I am finding Shoshana Zuboff's In the Age of the Smart Machine to be a very compelling and useful book, considering that we are now presumably entering the age of the smart phone.
The textualization of the operations that they supervised provided them with a wider, more accurate, timely, and accessible record of work. They were able to use this text to augment and enhance their supervisory function.
Executives become the subject for whom the mediatization of work is prepared for, allowing them to exercise unmediated, subjective authority, making decisions that are not alogorithmically dictated, for example. Clerks are the object of this process, their efforts being turned into data so that they can be better controlled, and ideally accelerated.
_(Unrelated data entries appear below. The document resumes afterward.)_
+      P::template prefetch<NT>(qkv, b, hd, 0, (qt + SPLIT) * 32, T, nh, tid, rq);
+      P::template prefetch_o<NT>(go, b, hd, (qt + SPLIT) * 32, T, nh, tid, rg);
+      if (wave_live && qt + SPLIT < ntiles) rs = kept_prefetch(s_keep + kept_tile(b, hd, nh, ntiles, qt + SPLIT, ktile), lane);
+    }
+    if (live) {
+      f32x16 dp;
+#pragma unroll
+      for (int g = 0; g < 16; ++g) dp[g] = 0.f;
+      P::first(Gs, l31, h, vf, dp);
+#pragma unroll
+      for (int g = 0; g < 16; ++g) {
+        const int r = acc_row(g, h);
+        const float p = exp2_raw(s[g] - s_lse[r]);
+        s[g] = p;
+        dp[g] = p * (dp[g] - s_delta[r]) * scale;
+      }
+      if (qt == ntiles - 1) {
+#pragma unroll
+        for (int g = 0; g < 16; ++g)
+          if (qt * 32 + acc_row(g, h) >= T) s[g] = dp[g] = 0.f;
+      }
+      kept_store(ds + kept_tile(b, hd, nh, ntiles, qt, ktile), lane, dp);
+      P::template second<true>(Gs, 0, l31, h, s, acc[0]);
+      P::template second<true>(Gs, 32, l31, h, s, acc[1]);
+      P::template second<false>(Qs, 0, l31, h, dp, acc[2]);
+      P::template second<false>(Qs, 32, l31, h, dp, acc[3]);
+    }
+    group_sync<QW>();
+  }
+  merge_sum<QW, SPLIT, 4>(smem, grp, wave, lane, acc);
+  if (kv && grp == 0) {
+    float *kp = gqkv + ((((int64_t)b * T + key) * 3 + 1) * nh + hd) * HD;
+    float *vp = gqkv + ((((int64_t)b * T + key) * 3 + 2) * nh + hd) * HD;
+#pragma unroll
+    for (int g4 = 0; g4 < 4; ++g4) {
+      int r = acc_row(4 * g4, h);
+      *(float4 *)(vp + r) = make_float4(acc[0][4 * g4], acc[0][4 * g4 + 1], acc[0][4 * g4 + 2], acc[0][4 * g4 + 3]);
+      *(float4 *)(vp + 32 + r) = make_float4(acc[1][4 * g4], acc[1][4 * g4 + 1], acc[1][4 * g4 + 2], acc[1][4 * g4 + 3]);
+      *(float4 *)(kp + r) = make_float4(acc[2][4 * g4], acc[2][4 * g4 + 1], acc[2][4 * g4 + 2], acc[2][4 * g4 + 3]);
+      *(float4 *)(kp + 32 + r) = make_float4(acc[3][4 * g4], acc[3][4 * g4 + 1], acc[3][4 * g4 + 2], acc[3][4 * g4 + 3]);
+    }
+  }
+}
+
+template <int QW, int SPLIT>
+__device__ inline void attn_bwd_q_kept_body(const float *__restrict__ qkv, const float *__restrict__ ds, int T, int nh, float *__restrict__ gqkv) {
+  using P = AttnF32;
+  constexpr int NT = 64 * QW, GROUP = P::tile_floats(false, true), TILES = smem_floats<QW, SPLIT, 32, GROUP>();
+  __shared__ __attribute__((aligned(16))) float smem[TILES + QW * SPLIT * XP];
+  const int tid = threadIdx.x % NT, grp = threadIdx.x / NT;
+  float *Ks = smem + grp * GROUP, *xp = smem + TILES + (threadIdx.x >> 6) * XP;
+  const int wave = tid >> 6, lane = tid & 63, l31 = lane & 31, h = lane >> 5;
+  const int hd = blockIdx.y, b = blockIdx.z;
+  const int qtile = blockIdx.x * QW + wave;
+  const int q = qtile * 32 + l31;
+  const bool qv = q < T;
+  const bool wave_live = qtile * 32 < T;
+
+  f32x16 acc[2];
+#pragma unroll
+  for (int g = 0; g < 16; ++g) acc[0][g] = acc[1][g] = 0.f;
+
+  const int ntiles = (T + 31) / 32;
+  const int iters = (ntiles + SPLIT - 1) / SPLIT;
+  typename P::template Stage<NT> rk;
+  KeptTile rd = {};
+  P::template prefetch<NT>(qkv, b, hd, 1, grp * 32, T, nh, tid, rk);
+  if (wave_live && grp < ntiles) rd = kept_prefetch(ds + kept_tile(b, hd, nh, ntiles, qtile, grp), lane);
+  for (int it = 0; it < iters; ++it) {
+    const int kt = it * SPLIT + grp;
+    const bool live = kt < ntiles && wave_live;
+    P::template store<NT, false, true>(Ks, tid, rk);
+    group_sync<QW>();
+    f32x16 dst = {};
+    if (live) dst = kept_transpose(xp, lane, rd);
+    if (it + 1 < iters) {
+      P::template prefetch<NT>(qkv, b, hd, 1, (kt + SPLIT) * 32, T, nh, tid, rk);
+      if (wave_live && kt + SPLIT < ntiles) rd = kept_prefetch(ds + kept_tile(b, hd, nh, ntiles, qtile, kt + SPLIT), lane);
+    }
+    if (live) {
+      if (kt == ntiles - 1) {
+#pragma unroll
+        for (int g = 0; g < 16; ++g)
+          if (kt * 32 + acc_row(g, h) >= T) dst[g] = 0.f;
+      }
+      P::template second<false>(Ks, 0, l31, h, dst, acc[0]);
+      P::template second<false>(Ks, 32, l31, h, dst, acc[1]);
+    }
+    group_sync<QW>();
+  }
+  merge_sum<QW, SPLIT, 2>(smem, grp, wave, lane, acc);
+  if (qv && grp == 0) {
+    float *qp = gqkv + ((((int64_t)b * T + q) * 3 + 0) * nh + hd) * HD;
+#pragma unroll
+    for (int g4 = 0; g4 < 4; ++g4) {
+      int r = acc_row(4 * g4, h);
+      *(float4 *)(qp + r) = make_float4(acc[0][4 * g4], acc[0][4 * g4 + 1], acc[0][4 * g4 + 2], acc[0][4 * g4 + 3]);
+      *(float4 *)(qp + 32 + r) = make_float4(acc[1][4 * g4], acc[1][4 * g4 + 1], acc[1][4 * g4 + 2], acc[1][4 * g4 + 3]);
+    }
+  }
+}
+
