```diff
-    while (v < mx && c.bin((d ? CTX_LAST_Y : CTX_LAST_X) + off + (v >> sh))) v++;
-    pre[d] = v;
-  }
-  int lx = pre[0], ly = pre[1];
-  if (lx > 3) { int nb = (lx >> 1) - 1; lx = (1 << nb) * (2 + (lx & 1)) + (int)c.bypass_bits(nb); }
-  if (ly > 3) { int nb = (ly >> 1) - 1; ly = (1 << nb) * (2 + (ly & 1)) + (int)c.bypass_bits(nb); }
-  if (scan_idx == 2) { int tt = lx; lx = ly; ly = tt; }
-  if (lx >= n || ly >= n) return false;
-  const int last_sb = S.inv[scan_idx][sbl][((ly >> 2) << sbl) | (lx >> 2)], last_pos = S.inv[scan_idx][2][((ly & 3) << 2) | (lx & 3)];
-  int c1 = 1;
-  for (int i = last_sb; i >= 0; i--) {
-    const int xs = SX[i], ys = SY[i];
-    int right = (xs < nsb - 1) ? csbf[ys][xs + 1] : 0, below = (ys < nsb - 1) ? csbf[ys + 1][xs] : 0, infer_dc = 0;
-    if (i < last_sb && i > 0) { csbf[ys][xs] = (uint8_t)c.bin(CTX_CSBF + ((right | below) ? 1 : 0) + (cidx ? 2 : 0)); infer_dc = 1; }
-    else csbf[ys][xs] = 1;
-    if (!csbf[ys][xs]) continue;
-    uint32_t sig = 0;
-    if (i == last_sb) sig |= 1u << last_pos;
-    const int prev_csbf = right | (below << 1);
-    const uint8_t *pk = S.sigk[scan_idx][log2 == 2 ? 4 : prev_csbf];
-    const int sig_base = CTX_SIG + (cidx ? 27 : 0);
-    const int sig_off = log2 == 2 ? 0 : (cidx == 0 ? ((i > 0 ? 3 : 0) + ((log2 == 3) ? ((scan_idx == 0) ? 9 : 15) : 21)) : ((log2 == 3) ? 9 : 12));
+  int rc = SB_NOT_CODED;
+  do {
+    if (s.csbf_ctx >= 0 && !c.bin(s.csbf_ctx)) break;
+    rc = SB_NO_COEFF;
+    uint32_t sig = s.sig0;
     {
-      const int k0 = (i == last_sb) ? last_pos - 1 : 15;
-      const int base = sig_base + sig_off;
-      if (k0 >= 1) sig |= sig_flag_run(c, pk, base, k0);
+      const uint8_t *const pk = s.pk; const int base = s.sig_ctx, k0 = s.k0;
+      for (int k = k0; k >= 1; k--) sig |= (uint32_t)c.bin(base + pk[k]) << k;
       if (k0 >= 0) {
-        if (infer_dc && !(sig >> 1)) sig |= 1u;
-        else sig |= (uint32_t)c.bin((i == 0 && log2 != 2) ? sig_base : base + pk[0]);
-      }
-    }
-    if (!sig) continue;
-    int ctx_set = (i > 0 && cidx == 0) ? 2 : 0;
-    if (c1 == 0) ctx_set++;
-    c1 = 1;
-    int pos[16], lev[16], nsig = 0, g1idx = -1;
-    for (uint32_t m = sig; m;) { const int k = 31 - __builtin_clz(m); pos[nsig++] = k; m &= ~(1u << k); }
-    for (int j = 0; j < nsig; j++) lev[j] = 1;
+        if (s.csbf_ctx >= 0 && !(sig >> 1)) sig |= 1u;
+        else sig |= (uint32_t)c.bin(s.dc_ctx);
+      }
+    }
+    s.sig = sig;
+    if (!sig) break;
+    rc = SB_LEVELS;
+    const int ctx_set = s.set0 + (s.c1 == 0 ? 1 : 0);
+    const int nsig = __builtin_popcount(sig), n8 = nsig < 8 ? nsig : 8;
+    int *const lev = s.lev;
+    int g1idx = -1;
     {
-      const uint32_t g = greater1_run(c, CTX_GT1 + (cidx ? 16 : 0) + ctx_set * 4, nsig < 8 ? nsig : 8, &c1);
-      if (g) { g1idx = __builtin_ctz(g); for (uint32_t m = g; m; m &= m - 1) lev[__builtin_ctz(m)] = 2; }
-    }
-    if (g1idx >= 0 && c.bin(CTX_GT2 + (cidx ? 4 : 0) + ctx_set)) lev[g1idx] = 3;
-    const bool hidden = sign_hiding && (pos[0] - pos[nsig - 1] > 3);
+      const int g1_ctx = s.gt1_ctx + ctx_set * 4;
+      int c1 = 1; uint32_t g = 0;
+      for (int j = 0; j < n8; j++) {
+        const int g1 = c.bin(g1_ctx + c1);
+        lev[j] = 1 + g1; g |= (uint32_t)g1 << j;
+        if (g1) c1 = 0; else if (c1 > 0 && c1 < 3) c1++;
+      }
+      for (int j = n8; j < nsig; j++) lev[j] = 1;
+      s.c1 = c1;
+      if (g) g1idx = __builtin_ctz(g);
+    }
+    if (g1idx >= 0 && c.bin(s.gt2_ctx + ctx_set)) lev[g1idx] = 3;
+    const bool hidden = s.sign_hiding && ((31 - __builtin_clz(sig)) - __builtin_ctz(sig) > 3);
     const int nsigns = hidden ? nsig - 1 : nsig;
     uint32_t signs = c.bypass_bits(nsigns) << (nsig - nsigns);
     int rice = 0, sum = 0;
     for (int j = 0; j < nsig; j++) {
-      int base = (j < 8) ? ((j == g1idx) ? 3 : 2) : 1;
-      if (lev[j] == base) {
-        int prefix = 0;
-        while (prefix < 32 && c.bypass()) prefix++;
-        if (prefix - 3 + rice > 16) return false;
-        int rem = prefix <= 3 ? (prefix << rice) + (int)c.bypass_bits(rice)
-                              : (((1 << (prefix - 3)) + 3 - 1) << rice) + (int)c.bypass_bits(prefix - 3 + rice);
-        lev[j] = base + rem;
-        if (lev[j] > 3 * (1 << rice)) rice = imin(rice + 1, 4);
-      }
-      sum += lev[j];
+      const int base = (j < 8) ? ((j == g1idx) ? 3 : 2) : 1;
+      int l = lev[j];
+      if (l == base) {
+        int prefix = c.bypass_ones();
+        if (__builtin_expect(prefix == 16, 0)) prefix += c.bypass_ones();
+        if (prefix - 3 + rice > 16) { rc = SB_MALFORMED; break; }
+        const int rem = prefix <= 3 ? (prefix << rice) + (int)c.bypass_bits(rice)
+                                    : (((1 << (prefix - 3)) + 3 - 1) << rice) + (int)c.bypass_bits(prefix - 3 + rice);
+        lev[j] = l = base + rem;
+        if (l > 3 * (1 << rice)) rice = imin(rice + 1, 4);
+      }
+      sum += l;
     }
     if (hidden && (sum & 1)) signs |= 1u;
-    const size_t o0 = out.size();
-    out.resize(o0 + (size_t)nsig);
-    uint32_t *dst = out.data() + o0;
-    for (int j = 0; j < nsig; j++) {
-      const int v = ((signs >> (nsig - 1 - j)) & 1) ? -lev[j] : lev[j];
-      const int xp = PX[pos[j]], yp = PY[pos[j]];
-      dst[j] = (uint32_t)((((ys << 2) + yp) * n + (xs << 2) + xp) << 16) | ((uint32_t)clip3(-32768, 32767, v) & 0xffffu);
-    }
-    if (c.overrun()) return false;
-  }
-  return !c.overrun();
+    s.signs = signs; s.nsig = nsig;
+  } while (0);
+  cr.p = c.p; cr.value = c.value; cr.bits = c.bits; cr.range = c.range; cr.past = c.past;
+  return rc;
 }
 
 bool parse_residual(CabacDec &cd, int log2, int cidx, int scan_idx, bool sign_hiding, bool ts_enabled, int *tskip, std::vector<uint32_t> &out)
 {
-  CabacRegs c = cd;
-  const bool ok = parse_residual_regs(c, log2, cidx, scan_idx, sign_hiding, ts_enabled, tskip, out);
-  static_cast<CabacRegs &>(cd) = c;
-  return ok;
+  CabacRegs &c = cd;
+  const ScanTabs &S = scan_tabs();
+  const int n = 1 << log2, sbl = log2 - 2, nsb = 1 << sbl;
+  const uint8_t *SX = S.x[scan_idx][sbl], *SY = S.y[scan_idx][sbl], *PX = S.x[scan_idx][2], *PY = S.y[scan_idx][2];
+  uint64_t csbf = 0;
+  int lx, ly;
+  {
+    int off, sh;
+    if (cidx == 0) { off = 3 * (log2 - 2) + ((log2 - 1) >> 2); sh = (log2 + 1) >> 2; } else { off = 15; sh = log2 - 2; }
+    const uint32_t r = last_pos_run(c, (ts_enabled && log2 == 2) ? CTX_TS_FLAG + (cidx ? 1 : 0) : -1, off, sh, (log2 << 1) - 1);
+    *tskip = (int)(r >> 16); lx = (int)(r & 0xffu); ly = (int)((r >> 8) & 0xffu);
+  }
+  if (scan_idx == 2) { int tt = lx; lx = ly; ly = tt; }
+  if (lx >= n || ly >= n) return false;
+  const int last_sb = S.inv[scan_idx][sbl][((ly >> 2) << sbl) | (lx >> 2)], last_pos = S.inv[scan_idx][2][((ly & 3) << 2) | (lx & 3)];
+  const size_t o0 = out.size();
+  out.resize(o0 + (size_t)(last_sb * 16 + last_pos + 1));
+  uint32_t *dst = out.data() + o0;
+  SbRun s;
+  s.sign_hiding = sign_hiding; s.c1 = 1;
+  s.gt1_ctx = CTX_GT1 + (cidx ? 16 : 0); s.gt2_ctx = CTX_GT2 + (cidx ? 4 : 0);
+  const int sig_base = CTX_SIG + (cidx ? 27 : 0);
+  for (int i = last_sb; i >= 0; i--) {
+    const int xs = SX[i], ys = SY[i];
+    const int sbit = (ys << 3) | xs;
+    const int right = (xs < nsb - 1) ? (int)((csbf >> (sbit + 1)) & 1) : 0, below = (ys < nsb - 1) ? (int)((csbf >> (sbit + 8)) & 1) : 0;
+    s.csbf_ctx = (i < last_sb && i > 0) ? CTX_CSBF + ((right | below) ? 1 : 0) + (cidx ? 2 : 0) : -1;
+    s.pk = S.sigk[scan_idx][log2 == 2 ? 4 : (right | (below << 1))];
+    s.sig_ctx = sig_base + (log2 == 2 ? 0 : (cidx == 0 ? ((i > 0 ? 3 : 0) + ((log2 == 3) ? ((scan_idx == 0) ? 9 : 15) : 21)) : ((log2 == 3) ? 9 : 12)));
+    s.dc_ctx = (i == 0 && log2 != 2) ? sig_base : s.sig_ctx + s.pk[0];
+    s.k0 = (i == last_sb) ? last_pos - 1 : 15;
+    s.sig0 = (i == last_sb) ? 1u << last_pos : 0u;
+    s.set0 = (i > 0 && cidx == 0) ? 2 : 0;
+    const int rc = subblock_run(c, s);
+    if (rc < 0) { out.resize(o0); return false; }
+    csbf |= (uint64_t)(rc != SB_NOT_CODED) << sbit;
+    if (rc != SB_LEVELS) continue;
+    const int nsig = s.nsig;
+    int j = 0;
+    for (uint32_t m = s.sig; m; j++) {
+      const int k = 31 - __builtin_clz(m); m &= ~(1u << k);
+      const int v = ((s.signs >> (nsig - 1 - j)) & 1) ? -s.lev[j] : s.lev[j];
+      const int xp = PX[k], yp = PY[k];
+      dst[j] = (uint32_t)((((ys << 2) + yp) * n + (xs << 2) + xp) << 16) | ((uint32_t)clip3(-32768, 32767, v) & 0xffffu);
+    }
+    dst += nsig;
+    if (c.overrun()) break;
+  }
+  out.resize((size_t)(dst - out.data()));
+  return !c.overrun();
 }
 
 struct MvCand { int mvx, mvy, ref_idx; };
```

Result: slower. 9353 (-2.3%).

So the stakes for workplace elites are high in the "informating" of the office. It sharpens the definition of what makes their work distinctive, and it makes those skills more ineffable, less quantifiable, more the apparent magical properties of the individual executives themselves.
To the extent that skilled practice eludes codification, it provides a living resource for the preservation of oral culture ... Senior executives, because of the authority they enjoy, have been able to preserve the orality of their culture, perhaps more successfully than any other group. This serves to maintain the conditions that support their authority, as it protects the opacity of their know-how.
Executive prerogative is to not be quantified, to mandate the quantification of others. Call it leadership. You have the information necessary to lead and keep others from accessing that total picture. The most sobering sentence in the book is when Zuboff reminds readers that "individual potential is a necessary but not sufficient condition for intellective skill development" -- in other words hierarchical organizations can work to impede one's skill development and thwart individual potential in order to preserve existing power relations. You might be marginalized despite or because of your potential; simply having it recognized is not enough to garner it institutional support.
So it is that quantification is an assault on others' "oral," subjective ways of knowing; it is an attack on that form of knowledge's legitimacy. This is what I find so off-putting about the ideologists of the quantified-self movement; they represent self-surveillance not as a mode of surrender but a means to self-control -- which it is, but by the terms of the unquantified. You serve the data which serves someone else's ends of controlling you, according to non-qualitative, non-intuitive standards that must be imposed from outside.
What the "smart machine" did to work, the smart phone (and the social media it facilitates) is doing to our social lives. Social media attack the legitimacy, the validity, of nonmediated experience: "Pics or it didn't happen." But some of the affordances of friendship, if it makes sense to call them that, are destroyed by making them explicit. When you make too-obvious instrumental use of friends, as social media is designed to encourage, friendship's tacit reciprocity is obviated. The relationship becomes unstable, insecure, something to be measured and managed. ("How come he didn't comment on my status?" "Where's the retweet? I retweeted him.")
The attack on unrecorded sociality, on its existence as an ephemeral, oral phenomenon, is an effort to subsume social behavior as a productive form of work. Social activity is quantified not to give us helpful information about ourselves so we can enjoy our leisure more but to make everything we do into signification work. The "mute material process" of our social life is "made visible" in social-media data as work. Like the workers in automated offices, Facebook users become what Zuboff calls "functionaries of the text" -- the text being her somewhat outmoded term for work processes translated into data monitored on screens. Clerks, once their job functions were automated, "were treated like mechanical devices in the textualization process, and were not encouraged to utilize the text to create value." On social media, we are encouraged to create "value" in the sense of personal-identity elaboration and microcelebrity, but we are not encouraged to seize control of the process as something monetizable. Our data in these media belong to someone else, no matter what "value" we got out of creating it (or having it passively created for us). We don't see the whole picture of how our data is used; we are "trained" only in the basic procedures of logging ourselves in, uploading and "sharing," and, of course, consuming.
Please forgive the amateur futurism I'm about to launch into here, but it's easy to see how the ineffability of friendship will be banished for ordinary people, becoming the province and mark of the elite. Just as executives reserve the right to not be quantified at work, mystifying their work as an emanation of their personality, so will elites evade privacy-invading social media as a way to express and conserve their power. "I don't need to be on Facebook; I'm important enough to be told individually about parties, which are too exclusive for such broadcasting anyway." In a reversal of Facebook's Ivy League-only origins, social life for elites will recede from social media and will seem like "elite behavior" to participants precisely because it is unmediated. For elites, the motto will be "pics and it never happened."
The rest of us will be more or less required to conducted social life on quantifiable platforms; for some, it will be an economic necessity and for others it will be an emotional one. But the inability to opt out will become a class marker, a kind of objective determinant. Everything you say and do will go down in your permanent corporate record; the incentives for you to be more friendly will be applied ruthlessly when necessary.